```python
def _fold_conv_bn(module):
    import copy
    from torch.nn.utils.fusion import fuse_conv_bn_eval
    inst_fwd = module.__dict__.pop("forward", None)
    try:
        fused = copy.deepcopy(module).eval()
    finally:
# ... 238 lines not shown
```

### openstereo_b200/ops.py

```python
import math

import torch

from . import _lib

ACT_NONE, ACT_RELU, ACT_LEAKY, ACT_RELU6 = 0, 1, 2, 3
TC_WIDTH = 128
TC_KC = 32


_LAUNCH_DEVICE = [None]


def _stream(t):
    _LAUNCH_DEVICE[0] = t.device.index
    return torch.cuda.current_stream(t.device).cuda_stream


def _same_device(*tensors):
    devs = {t.device for t in tensors if t is not None}
    if len(devs) > 1:
        raise RuntimeError("openstereo_b200: operands live on different devices: %s" % sorted(str(d) for d in devs))


# ... 812 lines not shown
    outer, inner = math.prod(x.shape[:axis]), math.prod(x.shape[axis + 1:])
    y = torch.empty(x.shape[:axis] + (n // 2,) + x.shape[axis + 1:], dtype=torch.float32, device=x.device)
    _call("osb_avgpool_pairs_fwd", x.data_ptr(), y.data_ptr(), outer, n, inner, _stream(y))
    return y


def geo_lookup(geo_levels, corr_levels, disp, coords, radius):
    levels = len(geo_levels)
    assert levels == len(corr_levels) and 1 <= levels <= 4
    b, c, d, h, w = geo_levels[0].shape
    w2 = corr_levels[0].shape[-1]
    for i in range(levels):
        g, cr = geo_levels[i], corr_levels[i]
        assert g.is_cuda and g.dtype == torch.float32 and g.is_contiguous() and tuple(g.shape) == (b, c, d >> i, h, w)
        assert cr.is_cuda and cr.dtype == torch.float32 and cr.is_contiguous() and tuple(cr.shape) == (b, h, w, w2 >> i)
    disp = disp.contiguous().float()
    coords = coords.reshape(b, h, w).contiguous().float()
    assert tuple(disp.shape) == (b, 1, h, w)
    out = torch.empty((b, levels * (c + 1) * (2 * radius + 1), h, w), dtype=torch.float32, device=disp.device)
    gp = [geo_levels[i].data_ptr() if i < levels else None for i in range(4)]
    cp = [corr_levels[i].data_ptr() if i < levels else None for i in range(4)]
    _call("osb_geo_lookup_fwd", *gp, *cp, disp.data_ptr(), coords.data_ptr(), out.data_ptr(), b, c, d, h, w, w2, levels, radius,
          _stream(out))
    return out


def context_upsample(disp_low, up_weights, scale_factor=4):
    assert disp_low.is_cuda and disp_low.dim() == 4 and disp_low.shape[1] == 1
    b, _, h, w = disp_low.shape
    assert tuple(up_weights.shape) == (b, 9, h * scale_factor, w * scale_factor)
    disp_low, up_weights = disp_low.contiguous().float(), up_weights.contiguous().float()
    out = torch.empty((b, h * scale_factor, w * scale_factor), dtype=torch.float32, device=disp_low.device)
    _call("osb_context_upsample_fwd", disp_low.data_ptr(), up_weights.data_ptr(), out.data_ptr(), b, h, w, scale_factor, _stream(out))
    return out
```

════════

Your assignment => From the records above, copy each line that contains the word "return".

Result of the task =>
    return torch.cuda.current_stream(t.device).cuda_stream
    return y
    return out
    return out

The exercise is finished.